As a means of extracting payment, White House press secretary Sean Spicer suggested Thursday that the U.S. might levy a 20 percent tax on all Mexican imports, though he later pulled back that assertion.

Such a move would require the U.S. to back out of the North American Free Trade Agreement, a trade deal that Trump railed against on the campaign trail and has pledged either to renegotiate or to leave entirely. Extricating the U.S. from NAFTA could have severe economic consequences, threatening continent-wide supply chains fostered by North American free trade over the past 23 years and with them, the millions of American jobs that depend on exporting goods to Canada and Mexico.

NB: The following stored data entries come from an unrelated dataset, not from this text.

__device__ __forceinline__ void wgmma(float (&d)[48], uint64_t da, uint64_t db, uint32_t scale_d, WgTF32<96>) {
  asm volatile("{\n\t.reg .pred p;\n\tsetp.ne.b32 p, %50, 0;\n\t"
               "wgmma.mma_async.sync.aligned.m64n96k8.f32.tf32.tf32 {%0, %1, %2, %3, %4, %5, %6, %7, %8, %9, %10, %11, %12, %13, %14, %15, %16, %17, %18, %19, %20, %21, %22, %23, %24, %25, %26, %27, %28, %29, %30, %31, %32, %33, %34, %35, %36, %37, %38, %39, %40, %41, %42, %43, %44, %45, %46, %47}, %48, %49, p, 1, 1;\n\t}"
               : "+f"(d[0]), "+f"(d[1]), "+f"(d[2]), "+f"(d[3]), "+f"(d[4]), "+f"(d[5]), "+f"(d[6]), "+f"(d[7]), "+f"(d[8]), "+f"(d[9]), "+f"(d[10]), "+f"(d[11]), "+f"(d[12]), "+f"(d[13]), "+f"(d[14]), "+f"(d[15]), "+f"(d[16]), "+f"(d[17]), "+f"(d[18]), "+f"(d[19]), "+f"(d[20]), "+f"(d[21]), "+f"(d[22]), "+f"(d[23]), "+f"(d[24]), "+f"(d[25]), "+f"(d[26]), "+f"(d[27]), "+f"(d[28]), "+f"(d[29]), "+f"(d[30]), "+f"(d[31]), "+f"(d[32]), "+f"(d[33]), "+f"(d[34]), "+f"(d[35]), "+f"(d[36]), "+f"(d[37]), "+f"(d[38]), "+f"(d[39]), "+f"(d[40]), "+f"(d[41]), "+f"(d[42]), "+f"(d[43]), "+f"(d[44]), "+f"(d[45]), "+f"(d[46]), "+f"(d[47])
               : "l"(da), "l"(db), "r"(scale_d));
}

__device__ __forceinline__ void wgmma(float (&d)[96], uint64_t da, uint64_t db, uint32_t scale_d, WgTF32<192>) {
  asm volatile("{\n\t.reg .pred p;\n\tsetp.ne.b32 p, %98, 0;\n\t"
               "wgmma.mma_async.sync.aligned.m64n192k8.f32.tf32.tf32 {%0, %1, %2, %3, %4, %5, %6, %7, %8, %9, %10, %11, %12, %13, %14, %15, %16, %17, %18, %19, %20, %21, %22, %23, %24, %25, %26, %27, %28, %29, %30, %31, %32, %33, %34, %35, %36, %37, %38, %39, %40, %41, %42, %43, %44, %45, %46, %47, %48, %49, %50, %51, %52, %53, %54, %55, %56, %57, %58, %59, %60, %61, %62, %63, %64, %65, %66, %67, %68, %69, %70, %71, %72, %73, %74, %75, %76, %77, %78, %79, %80, %81, %82, %83, %84, %85, %86, %87, %88, %89, %90, %91, %92, %93, %94, %95}, %96, %97, p, 1, 1;\n\t}"
               : "+f"(d[0]), "+f"(d[1]), "+f"(d[2]), "+f"(d[3]), "+f"(d[4]), "+f"(d[5]), "+f"(d[6]), "+f"(d[7]), "+f"(d[8]), "+f"(d[9]), "+f"(d[10]), "+f"(d[11]), "+f"(d[12]), "+f"(d[13]), "+f"(d[14]), "+f"(d[15]), "+f"(d[16]), "+f"(d[17]), "+f"(d[18]), "+f"(d[19]), "+f"(d[20]), "+f"(d[21]), "+f"(d[22]), "+f"(d[23]), "+f"(d[24]), "+f"(d[25]), "+f"(d[26]), "+f"(d[27]), "+f"(d[28]), "+f"(d[29]), "+f"(d[30]), "+f"(d[31]), "+f"(d[32]), "+f"(d[33]), "+f"(d[34]), "+f"(d[35]), "+f"(d[36]), "+f"(d[37]), "+f"(d[38]), "+f"(d[39]), "+f"(d[40]), "+f"(d[41]), "+f"(d[42]), "+f"(d[43]), "+f"(d[44]), "+f"(d[45]), "+f"(d[46]), "+f"(d[47]), "+f"(d[48]), "+f"(d[49]), "+f"(d[50]), "+f"(d[51]), "+f"(d[52]), "+f"(d[53]), "+f"(d[54]), "+f"(d[55]), "+f"(d[56]), "+f"(d[57]), "+f"(d[58]), "+f"(d[59]), "+f"(d[60]), "+f"(d[61]), "+f"(d[62]), "+f"(d[63]), "+f"(d[64]), "+f"(d[65]), "+f"(d[66]), "+f"(d[67]), "+f"(d[68]), "+f"(d[69]), "+f"(d[70]), "+f"(d[71]), "+f"(d[72]), "+f"(d[73]), "+f"(d[74]), "+f"(d[75]), "+f"(d[76]), "+f"(d[77]), "+f"(d[78]), "+f"(d[79]), "+f"(d[80]), "+f"(d[81]), "+f"(d[82]), "+f"(d[83]), "+f"(d[84]), "+f"(d[85]), "+f"(d[86]), "+f"(d[87]), "+f"(d[88]), "+f"(d[89]), "+f"(d[90]), "+f"(d[91]), "+f"(d[92]), "+f"(d[93]), "+f"(d[94]), "+f"(d[95])
               : "l"(da), "l"(db), "r"(scale_d));
}

__device__ __forceinline__ uint64_t make_smem_desc(uint32_t smem_addr, uint32_t lbo_bytes, uint32_t sbo_bytes) {
  uint64_t d = 0;
  d |= (uint64_t)((smem_addr & 0x3FFFF) >> 4);
  d |= (uint64_t)((lbo_bytes >> 4) & 0x3FFF) << 16;
  d |= (uint64_t)((sbo_bytes >> 4) & 0x3FFF) << 32;
  d |= (uint64_t)1 << 62;
  return d;
}

template <typename T, int BN, int MT, int TA, int TB, int STEPS, int LIVE>
__device__ __forceinline__ void mma_kblock(float (&acc)[MT][BN / 2], uint64_t da, uint64_t db, uint32_t a_step, uint32_t b_step) {
  constexpr uint64_t SUB = (uint64_t)(BM * 128) >> 4;
#pragma unroll
  for (int u = 0; u < MT; ++u) acc_fence(acc[u]);
  wgmma_fence();
#pragma unroll
  for (int k = 0; k < STEPS; ++k) {
#pragma unroll
    for (int u = 0; u < LIVE; ++u) {
      if constexpr (Elem<T>::TF32) wgmma(acc[u], da + u * SUB + a_step * k, db + b_step * k, 1u, WgTF32<BN>{});
      else wgmma(acc[u], da + u * SUB + a_step * k, db + b_step * k, 1u, WgBF16<BN, TA, TB>{});
    }
  }
  wgmma_commit();
  wgmma_wait0();
#pragma unroll
  for (int u = 0; u < MT; ++u) acc_fence(acc[u]);
}

template <typename T, int BN, int MT, int TA, int TB, int LIVE>
__device__ __forceinline__ void mma_kblock_steps(float (&acc)[MT][BN / 2], uint64_t da, uint64_t db, uint32_t a_step, uint32_t b_step,
                                                 int steps) {
  static_assert(Elem<T>::BK / Elem<T>::MMA_K == 4, "k-steps per k-block");
  if (steps == 4) mma_kblock<T, BN, MT, TA, TB, 4, LIVE>(acc, da, db, a_step, b_step);
  else if (steps == 3) mma_kblock<T, BN, MT, TA, TB, 3, LIVE>(acc, da, db, a_step, b_step);
  else if (steps == 2) mma_kblock<T, BN, MT, TA, TB, 2, LIVE>(acc, da, db, a_step, b_step);
  else mma_kblock<T, BN, MT, TA, TB, 1, LIVE>(acc, da, db, a_step, b_step);
}
template <typename T, int BN, int MT, int TA, int TB>
__device__ __forceinline__ void mma_kblock_trim(float (&acc)[MT][BN / 2], uint64_t da, uint64_t db, uint32_t a_step, uint32_t b_step,
                                                int steps, int n_live) {
  if (MT == 2 && n_live == 1) mma_kblock_steps<T, BN, MT, TA, TB, 1>(acc, da, db, a_step, b_step, steps);
  else mma_kblock_steps<T, BN, MT, TA, TB, MT>(acc, da, db, a_step, b_step, steps);
}

__device__ __forceinline__ void xpose_tf32(uint8_t* dst, const uint8_t* src, int rows, int tid) {
  for (int c = tid; c < rows * 8; c += 128) {
    const int k = c & 31, mn = (c >> 5) * 4;
    const int mi = mn & 31;
    const float4 v = *reinterpret_cast<const float4*>(src + (mn >> 5) * 4096 + k * 128 + ((((mi >> 2) ^ (k & 7))) << 4));
    const float e[4] = {v.x, v.y, v.z, v.w};
#pragma unroll
    for (int i = 0; i < 4; ++i) {
      const int r = mn + i;
      uint32_t t;
      asm("cvt.rna.tf32.f32 %0, %1;" : "=r"(t) : "f"(e[i]));
      *reinterpret_cast<uint32_t*>(dst + r * 128 + ((((k >> 2) ^ (r & 7))) << 4) + (k & 3) * 4) = t;
    }
  }
}

__device__ __forceinline__ void tile_mn(const Params& p, int rem, int& mti, int& nti) {
  if (p.group_m <= 0) { nti = rem / p.mt; mti = rem - nti * p.mt; return; }
  const int band_sz = p.group_m * p.nt;
  const int band = rem / band_sz, within = rem - band * band_sz;
  const int rows = min(p.group_m, p.mt - band * p.group_m);
  nti = within / rows; mti = band * p.group_m + (within - nti * rows);
}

Imposing such an import on Mexican goods, the Times noted, could create a shortage of fresh fruits and vegetables in American grocery stores and drive up the price of many other consumer goods made in Mexico. Ultimately, the Times’ editorial board wrote, “a tax on Mexican imports would be paid by American consumers and businesses that buy those goods. Americans would pay for the wall, not Mexicans.”

The Post agreed, writing that while a tariff could extract some money from Mexico, “it also would likely act as a tax on American consumers of Mexican goods. American consumers, that is, would pay for the wall by paying higher prices for Mexican-grown tomatoes, Mexican-sewn clothing and Mexican-built cars.”

The Wall Street Journal:

“Mr. Trump said as a candidate that he’d treat America’s friends better than Mr. Obama did, but his first move has been to treat Mexico like Mr. Obama treated Israel. On present course he may get comparable results, or worse.”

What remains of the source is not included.